It’s true that I can scale myself, teams, and organizations to walk and chew gum at the same time, but it is surprisingly effective to focus on one thing at a time. This is the essence of “priority” — put all my energy into one outcome until it’s done. Then the next one, the next one, etc. as my efforts start to compound.
I, like many folk, do much of my best work in coffee mode. When that deep, coffee mode work aligns with my priority, everything is operating smoothly and life is good. If my priority (singular) changes and I need to go deep on something else, that’s not ideal but not so bad either. As long as I can still focus, things are good. When I’m asked to go deep on two things or pulled to work on deep but unaligned tasks, that’s when things get gnarly.
A useful activity that looks like (and is often called) prioritizing is sorting (“triaging”) a list of potential work by what’s most impactful or important. This is more of a planning activity than a priority exercise. It acknowledges there’s a lot to do and time is finite. The result sends a clear signal: this thing at the top of the list is more important than all the things below it. In particular, any of the top items are more useful to work on than all the things further down the list.
Get better at finishing projects. That’s working smarter, not harder. Finished projects, axiomatically, don’t need prioritizing against other work. Limiting work in progress is difficult to pull off in the moment but a crucial tactic to apply when things get intense.

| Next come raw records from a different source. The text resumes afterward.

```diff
+          if (++i_ps == PS) { i_ps = 0; i_pph ^= 1; }
+        }
+      };
+      auto retire = [&](float (&d)[R]) {
+        umma::fence_regs(d);
+#pragma unroll
+        for (int i = 0; i < R; ++i) accf[i] += d[i];
+        if (!resident && lane0) umma::mbar_arrive(&bempty[r_b]);
+        if (++r_b == b_slots) r_b = 0;
+        if (++r_tap == 9) {
+          r_tap = 0;
+          if (lane0) umma::mbar_arrive(&pempty[r_ps]);
+          if (++r_ps == PS) r_ps = 0;
+        }
+      };
+      issue(f0);
+      int t = 1;
 #pragma unroll 1
-        for (int tap = 0; tap < 9; ++tap, ++q) {
-          const int kh = tap / 3, kw = tap - 3 * kh;
-          const int b = resident ? tap : q % BS;
-          if (!(resident && b_ready))
-            if (!umma::mbar_wait(&bfull[b], resident ? 0u : (uint32_t)((q / BS) & 1))) s_fail = 1;
-          const uint64_t dAh = dAs + (uint64_t)((kh * G.wp + kw) * 8);
-          const uint64_t dAl = dAh + A_LO;
-          const uint64_t dBh = dB0 + (uint64_t)(b * B_SLOT);
-          const uint64_t dBl = dBh + B_LO;
-          float tmp[R];
-          switch (ksteps) {
-            case 1: issue_tap<NT, 1>(tmp, dAh, dAl, dBh, dBl); break;
-            case 2: issue_tap<NT, 2>(tmp, dAh, dAl, dBh, dBl); break;
-            case 3: issue_tap<NT, 3>(tmp, dAh, dAl, dBh, dBl); break;
-            default: issue_tap<NT, 4>(tmp, dAh, dAl, dBh, dBl); break;
-          }
-#pragma unroll
-          for (int i = 0; i < R; ++i) accf[i] += tmp[i];
-          if (!resident && lane0) umma::mbar_arrive(&bempty[b]);
-        }
-        b_ready = true;
-        if (lane0) umma::mbar_arrive(&pempty[ps]);
-      }
-      csync();
+      do {
+        issue(f1);
+        umma::wait<1>();
+        retire(f0);
+        issue(f0);
+        umma::wait<1>();
+        retire(f1);
+        t += 2;
+      } while (t + 1 < taps);
+      if (t < taps) {
+        issue(f1);
+        umma::wait<1>();
+        retire(f0);
+        umma::wait<0>();
+        retire(f1);
+      } else {
+        umma::wait<0>();
+        retire(f0);
+      }
+      i_sl = 0;
+      b_ready = true;
+      wgsync();
 #pragma unroll
       for (int i = 0; i < R; ++i) s_acc[(64 * g + umma::frag_row(wt, i)) * (NT + 1) + umma::frag_col(wt, i)] = accf[i];
-      csync();
-      if (!epi) continue;
-      const int sp = tile * 128 + et;
+      wgsync();
+      const int row = 64 * g + (wt >> 1), c1 = (wt & 1) * EC;
+      const int sp = tile * 128 + row;
       const int img = sp / G.pp, rem = sp - img * G.pp;
       const int y = rem / G.wp, x = rem - y * G.wp;
       const bool valid = img < a.N && y < a.Hin && x < a.Win;
       const size_t m = ((size_t)img * a.Hin + y) * a.Win + x;
-      float acc[NT], pre[NT];
-#pragma unroll
-      for (int c = 0; c < NT; ++c) {
+      float acc[EC], pre[EC];
+#pragma unroll
+      for (int c = 0; c < EC; ++c) {
         acc[c] = 0.f;
         pre[c] = 0.f;
       }
       {
         const float* src = nullptr;
-        if (valid && a.mode == CONV_EVAL && a.residual) src = a.residual + m * a.CN + n0;
-        if (valid && a.mode == CONV_ACCUM) src = a.out + m * a.CN + n0;
+        if (valid && a.mode == CONV_EVAL && a.residual) src = a.residual + m * a.CN + n0 + c1;
+        if (valid && a.mode == CONV_ACCUM) src = a.out + m * a.CN + n0 + c1;
         if (src) {
 #pragma unroll
-          for (int c0 = 0; c0 < NT; c0 += 4) {
-            if (c0 >= bn) break;
+          for (int c0 = 0; c0 < EC; c0 += 4) {
+            if (c1 + c0 >= bn) break;
             const float4 v = *reinterpret_cast<const float4*>(src + c0);
             pre[c0] = v.x; pre[c0 + 1] = v.y; pre[c0 + 2] = v.z; pre[c0 + 3] = v.w;
           }
         }
       }
 #pragma unroll
-      for (int c = 0; c < NT; ++c) acc[c] = s_acc[et * (NT + 1) + c];
+      for (int c = 0; c < EC; ++c) acc[c] = s_acc[row * (NT + 1) + c1 + c];
       if (a.mode == CONV_EVAL) {
         if (valid) {
-          float* o = a.out + m * a.CN + n0;
-#pragma unroll
-          for (int c0 = 0; c0 < NT; c0 += 4) {
-            if (c0 >= bn) break;
+          float* o = a.out + m * a.CN + n0 + c1;
+          const float* k = s_coef + c1;
+#pragma unroll
+          for (int c0 = 0; c0 < EC; c0 += 4) {
+            if (c1 + c0 >= bn) break;
             float rr[4];
 #pragma unroll
             for (int j = 0; j < 4; ++j) {
-              rr[j] = (acc[c0 + j] - s_coef[c0 + j]) * s_coef[80 + c0 + j] + s_coef[160 + c0 + j];
+              rr[j] = (acc[c0 + j] - k[c0 + j]) * k[80 + c0 + j] + k[160 + c0 + j];
               rr[j] += pre[c0 + j];
               if (a.relu) rr[j] = fmaxf(rr[j], 0.f);
             }
@@ -267,10 +307,10 @@
           }
         }
       } else if (valid) {
-        float* o = a.out + m * a.CN + n0;
-#pragma unroll
-        for (int c0 = 0; c0 < NT; c0 += 4) {
-          if (c0 >= bn) break;
+        float* o = a.out + m * a.CN + n0 + c1;
+#pragma unroll
+        for (int c0 = 0; c0 < EC; c0 += 4) {
+          if (c1 + c0 >= bn) break;
           *reinterpret_cast<float4*>(o + c0) = make_float4(acc[c0] + pre[c0], acc[c0 + 1] + pre[c0 + 1],
                                                            acc[c0 + 2] + pre[c0 + 2], acc[c0 + 3] + pre[c0 + 3]);
         }
@@ -291,10 +331,8 @@
 template <int NT>
 int launch_tcp(ConvArgs a, cudaStream_t stream) {
   const TileGeom G = tile_geom(a.N, a.Hin, a.Win);
-  const size_t limit = 227 * 1024 - 4096
-                       - (size_t)128 * (a.tp_bn + 1) * sizeof(float);
-  a.tp_ps = 3; a.tp_bs = 6;
-  if (tcp_smem_bytes<NT>(G, a.tp_slices, a.tp_ps, a.tp_bs) > limit) a.tp_bs = 4;
+  const size_t limit = 227 * 1024 - 4096;
+  a.tp_ps = 3; a.tp_bs = 4;
   if (tcp_smem_bytes<NT>(G, a.tp_slices, a.tp_ps, a.tp_bs) > limit) { a.tp_ps = 2; a.tp_bs = 6; }
   const size_t smem = tcp_smem_bytes<NT>(G, a.tp_slices, a.tp_ps, a.tp_bs);
   B200OCL_CUDA(raise_smem_limit<conv_tcp_kernel<NT>>(smem));
diff --git a/online-continual-learning_b200/csrc/umma.cuh b/online-continual-learning_b200/csrc/umma.cuh
--- a/online-continual-learning_b200/csrc/umma.cuh
+++ b/online-continual-learning_b200/csrc/umma.cuh
@@ -116,6 +116,29 @@
       : "l"(desc_a), "l"(desc_b), "r"(accumulate));
 }
 
+template <int N>
+__device__ __forceinline__ void mma_tf32_ss_first(float (&d)[N / 2], uint64_t desc_a, uint64_t desc_b);
+
+template <>
+__device__ __forceinline__ void mma_tf32_ss_first<32>(float (&d)[16], uint64_t desc_a, uint64_t desc_b) {
+  asm volatile(
+      "{\n\t.reg .pred p;\n\t"
+      "setp.ne.b32 p, %18, 0;\n\t"
+      "wgmma.mma_async.sync.aligned.m64n32k8.f32.tf32.tf32 {%0,%1,%2,%3,%4,%5,%6,%7,%8,%9,%10,%11,%12,%13,%14,%15}, %16, %17, p, 1, 1;\n\t}\n"
+      : "=f"(d[0]), "=f"(d[1]), "=f"(d[2]), "=f"(d[3]), "=f"(d[4]), "=f"(d[5]), "=f"(d[6]), "=f"(d[7]), "=f"(d[8]), "=f"(d[9]), "=f"(d[10]), "=f"(d[11]), "=f"(d[12]), "=f"(d[13]), "=f"(d[14]), "=f"(d[15])
+      : "l"(desc_a), "l"(desc_b), "n"(0));
+}
+
+template <>
+__device__ __forceinline__ void mma_tf32_ss_first<48>(float (&d)[24], uint64_t desc_a, uint64_t desc_b) {
+  asm volatile(
+      "{\n\t.reg .pred p;\n\t"
+      "setp.ne.b32 p, %26, 0;\n\t"
+      "wgmma.mma_async.sync.aligned.m64n48k8.f32.tf32.tf32 {%0,%1,%2,%3,%4,%5,%6,%7,%8,%9,%10,%11,%12,%13,%14,%15,%16,%17,%18,%19,%20,%21,%22,%23}, %24, %25, p, 1, 1;\n\t}\n"
+      : "=f"(d[0]), "=f"(d[1]), "=f"(d[2]), "=f"(d[3]), "=f"(d[4]), "=f"(d[5]), "=f"(d[6]), "=f"(d[7]), "=f"(d[8]), "=f"(d[9]), "=f"(d[10]), "=f"(d[11]), "=f"(d[12]), "=f"(d[13]), "=f"(d[14]), "=f"(d[15]), "=f"(d[16]), "=f"(d[17]), "=f"(d[18]), "=f"(d[19]), "=f"(d[20]), "=f"(d[21]), "=f"(d[22]), "=f"(d[23])
+      : "l"(desc_a), "l"(desc_b), "n"(0));
+}
+
 template <>
 __device__ __forceinline__ void mma_tf32_ss<80>(float (&d)[40], uint64_t desc_a, uint64_t desc_b, uint32_t accumulate) {
   asm volatile(
```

Possibly controversial: multiple priorities is about the same as having no priorities. The trick that priorities pull is freeing us of the energy-sapping process of deciding what’s most important and what trade-offs to make. A single priority is a note from your past, well-considered self saying “this is more important than all the other things; work on it before anything else”.
Systems of “one priority”:
Multiple priorities make it unclear what expectations are for individuals. Choosing what to work on becomes difficult and a burden. A single priority is a mission, a clarity of work. Get this thing done, declare victory, move on.